The Diagnostic and Statistical Manual of Mental Disorders (DSM) lists five main types of eating disorders: anorexia nervosa, bulimia nervosa, binge eating disorder, avoidant restrictive food intake disorder (ARFID) and other specified feeding and eating disorder (OSFED). However, fictional portrayals disproportionately feature anorexia and bulimia. Since the other three types are almost never shown in mainstream media, many people do not even know that these disorders exist. 

Secondly, almost all fictional characters with eating disorders are young women. While eating disorders are more commonly diagnosed in women than men, the National Eating Disorders Association estimates that 1 in 3 people with eating disorders are men, and men are less likely to seek treatment for eating disorders due to social stigmas. 

These fictional women are usually driven by a pathological desire for beauty and thinness. While the beauty standards of the 1990s and 2000s promoted a thinness that was unattainable for most women and exacerbated society’s toxic diet culture, people can develop eating disorders for a variety of reasons – many of which do not involve a desire to lose weight. For many, disordered eating is a maladaptive coping mechanism for stress or trauma. Feeling comfortable and confident in our bodies is a completely valid struggle, especially in a society where beauty standards are constantly changing and often unrealistic, but most portrayals reduce the complex motives behind disordered eating to vanity and insecurity, excluding people who don’t fit this narrow definition. 

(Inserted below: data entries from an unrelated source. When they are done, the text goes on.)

+                                const void* values, int v_dtype, const void* old_values, int ov_dtype,
+                                float* rewards, void* returns, int r_dtype, float cliprange, float cliprange_value,
+                                float vf_coef, float* lp_out, void* dx, int64_t dsb, int64_t dst, uint8_t* dx_state,
+                                float* dvalues, void* workspace, void* stream);
+int trlx_ppo_loss_rows_split_gae_ex(const void* logits, int dtype, int64_t B, int64_t T, int64_t V, int64_t sb,
+                                    int64_t st, const int64_t* labels, int64_t lb, int64_t lt, const void* old_lp,
+                                    int old_dtype, const float* adv0, const float* adv_kl, const float* rew_kl,
+                                    const float* rew_score, const double* stats8, int unbiased,
+                                    const double* ctl_state, float kl_coef, float* coef, const double* msum,
+                                    const int64_t* mask, const void* values, int v_dtype, const void* old_values,
+                                    int ov_dtype, float* rewards, void* returns, int r_dtype, float cliprange,
+                                    float cliprange_value, float vf_coef, float* lp_out, void* dx, int64_t dsb,
+                                    int64_t dst, uint8_t* dx_state, float* dvalues, void* workspace,
+                                    const trlx_gae_split_args* gae, void* stream, void* done_event);
 
 int trlx_comm_load(const char* librccl_path);
 int64_t trlx_comm_unique_id_bytes(void);
diff --git a/trlx-t5_amd/_lib.py b/trlx-t5_amd/_lib.py
--- a/trlx-t5_amd/_lib.py
+++ b/trlx-t5_amd/_lib.py
@@ -274,6 +274,19 @@
                                               _c_f, _c_vp, _c_vp, _c_vp, _c_vp, _c_int, _c_vp, _c_int, _c_vp, _c_vp,
                                               _c_int, _c_f, _c_f, _c_f, _c_vp, _c_vp, _c_i64, _c_i64, _c_vp, _c_vp,
                                               _gae_split_p, _c_vp, _c_vp]),
+    "trlx_ppo_loss_rows_ex": (_c_int, [_c_vp, _c_int, _c_i64, _c_i64, _c_i64, _c_i64, _c_i64, _c_vp, _c_i64, _c_i64,
+                                       _c_vp, _c_int, _c_vp, _c_vp, _c_int, _c_vp, _c_vp, _c_int, _c_vp, _c_int,
+                                       _c_vp, _c_int, _c_f, _c_f, _c_f, _c_vp, _c_vp, _c_i64, _c_i64, _c_vp, _c_vp,
+                                       _c_vp, _c_vp]),
+    "trlx_ppo_loss_rows_split_ex": (_c_int, [_c_vp, _c_int, _c_i64, _c_i64, _c_i64, _c_i64, _c_i64, _c_vp, _c_i64,
+                                             _c_i64, _c_vp, _c_int, _c_vp, _c_vp, _c_vp, _c_vp, _c_vp, _c_vp, _c_vp,
+                                             _c_vp, _c_int, _c_vp, _c_int, _c_vp, _c_vp, _c_int, _c_f, _c_f, _c_f,
+                                             _c_vp, _c_vp, _c_i64, _c_i64, _c_vp, _c_vp, _c_vp, _c_vp]),
+    "trlx_ppo_loss_rows_split_gae_ex": (_c_int, [_c_vp, _c_int, _c_i64, _c_i64, _c_i64, _c_i64, _c_i64, _c_vp, _c_i64,
+                                                 _c_i64, _c_vp, _c_int, _c_vp, _c_vp, _c_vp, _c_vp, _c_vp, _c_int,
+                                                 _c_vp, _c_f, _c_vp, _c_vp, _c_vp, _c_vp, _c_int, _c_vp, _c_int, _c_vp,
+                                                 _c_vp, _c_int, _c_f, _c_f, _c_f, _c_vp, _c_vp, _c_i64, _c_i64, _c_vp,
+                                                 _c_vp, _c_vp, _gae_split_p, _c_vp, _c_vp]),
     "trlx_comm_load": (_c_int, [ctypes.c_char_p]),
     "trlx_comm_unique_id_bytes": (_c_i64, []),
     "trlx_comm_unique_id": (_c_int, [_c_vp, _c_i64]),
@@ -347,6 +360,7 @@
 
 
 _TUNED = {}
+_TUNE_DEFAULTS = {"dx_state": 1}
 
 
 def set_tuning(key: str, value: int):
@@ -356,7 +370,7 @@
 
 @contextlib.contextmanager
 def tuning(**knobs):
-    prev = {k: _TUNED.get(k, 0) for k in knobs}
+    prev = {k: _TUNED.get(k, _TUNE_DEFAULTS.get(k, 0)) for k in knobs}
     try:
         for k, v in knobs.items():
             set_tuning(k, v)
diff --git a/trlx-t5_amd/csrc/vocab_rows.hip b/trlx-t5_amd/csrc/vocab_rows.hip
--- a/trlx-t5_amd/csrc/vocab_rows.hip
+++ b/trlx-t5_amd/csrc/vocab_rows.hip
@@ -58,6 +58,7 @@
     const int64_t* lengths;
     const int* row_list;
     int* order_ws;
+    uint8_t* dx_state;
 };
 
 __global__ void k_whiten_coef(const double* stats, int unbiased, const double* ctl_state, float host_beta,
@@ -204,9 +205,16 @@
     const int tid = threadIdx.x, nthr = blockDim.x;
     const __amdgpu_buffer_rsrc_t rout = make_rsrc(drow + s.head, uint32_t(s.nvec) * 16u);
     const vec4u z = {0u, 0u, 0u, 0u};
-    for (int i = tid; i < int(s.nvec); i += nthr) store_grad_b128(z, rout, i * 16, a.spol);
-    if (tid < s.head) DT::store1(drow, tid, 0.0f);
-    if (tid < s.tail) DT::store1(drow, s.tail0 + tid, 0.0f);
+    const bool dirty = !a.dx_state || a.dx_state[row] != 0;
+    if (dirty) {
+        for (int i = tid; i < int(s.nvec); i += nthr) store_grad_b128(z, rout, i * 16, a.spol);
+        if (tid < s.head) DT::store1(drow, tid, 0.0f);
+        if (tid < s.tail) DT::store1(drow, s.tail0 + tid, 0.0f);
+    }
+    if (a.dx_state) {
+        __syncthreads();
+        if (tid == 0 && dirty) a.dx_state[row] = 0;
+    }
     if (tid == 0) {
         float vin[3];
         const PpoScalars p = ppo_scalars(a, row, vin, true);
@@ -450,6 +458,9 @@
         const PpoScalars p2 = {0.f, s_tok[4], s_tok[5], 0.f, s_ps[7], s_ps[8], s_ps[9], s_ps[10], s_ps[11]};
         token_record(a, r.row, t2, p2, s_ps + 4);
         if (a.coef || a.wstats) split_outputs(a, r.row, p2);
+        if constexpr (MASKED) {
+            if (a.dx_state) a.dx_state[r.row] = 1;
+        }
     }
 }
 
@@ -627,6 +638,7 @@
         token_record(a, r.row, pt, ps, vin);
         if (a.coef || a.wstats) split_outputs(a, r.row, p2);
     }
+    if (MODE == kPpo && tid == 0 && a.mask && a.dx_state) a.dx_state[r.row] = 1;
 }
 
 struct Geometry {
@@ -643,6 +655,7 @@
 static TuneKnob g_ragged_order{0};
 static TuneKnob g_order_launch{0};
 static TuneKnob g_store_pol{0};
+static TuneKnob g_dx_state{1};
 constexpr double kSC1Bytes = 1.5e9;
 
 static int store_policy_for(double grad_bytes, bool split) {
@@ -731,6 +744,7 @@
 static int launch_rows_dt(const RowArgs& a0, int nten, hipStream_t stream) {
     RowArgs a = a0;
     a.order = g_row_order;
+    if (!g_dx_state) a.dx_state = nullptr;
     const double grad_bytes = double(a.B) * double(a.T) * double(a.V) * double(sizeof(typename DT::elem_t));
     a.spol = MODE == kFwd ? kStoreNT : store_policy_for(grad_bytes, true);
     if constexpr (sizeof(typename DT::elem_t) == 2) {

These widespread misconceptions enable a chain reaction of problematic attitudes that negatively impact people with eating disorders. Since almost all characters with eating disorders are women, the media has framed it as a “woman problem,” and social perceptions of people with eating disorders are riddled with misogyny. Many films and TV shows glamorize eating disorders while simultaneously criticizing people who struggle with them, all disguised as a helpful critique of diet culture. For example, Regina George in Mean Girls exhibits constant anxiety over everything she eats because she is obsessed with achieving perfection, but the film uses this behavior to reinforce that she is vain, superficial and self-absorbed compared to the protagonist Cady, who is framed as sympathetic because she does not exhibit overt signs of an eating disorder. The film attempts to show that eating disorders are self-destructive, but at the same time, attaching these behaviors to a wealthy, conventionally attractive white woman like Regina inadvertently suggests that eating disorders are just a necessary evil of glamorous living rather than a mental health issue that affects millions of people with diverse experiences and backgrounds. Thanks to the media, beautiful women have become the face of eating disorders, creating a dangerous allure around mental illness. 

Furthermore, in a society that expects women to conform to beauty standards yet perceives them as shallow and unintelligent if they care about their appearances, having a condition that is falsely associated with vanity creates a heavy stigma for women trying to build successful careers while struggling with eating disorders. Since eating disorders are viewed as a feminine problem, they are largely stigmatized in the workforce along with menstruation, menopause, pregnancy and other issues that predominantly affect women. These attitudes make many women more hesitant to seek treatment for their eating disorders, discouraging them from seeking potentially life-saving care. 

While eating disorders in pop culture are still widely misrepresented, a few great representations are gradually creeping into mainstream media. Most notably, Alice Oseman’s graphic novel series Heartstopper and the subsequent Netflix adaptation feature a young male protagonist who suffers from anorexia as a result of trauma and anxiety. Nuanced, sensitive portrayals like this are essential to creating a space where people with eating disorders feel safe enough to seek help rather than feel judged and ostracized. We need to dismantle decades of harmful attitudes and promote judgment-free treatment, management and recovery.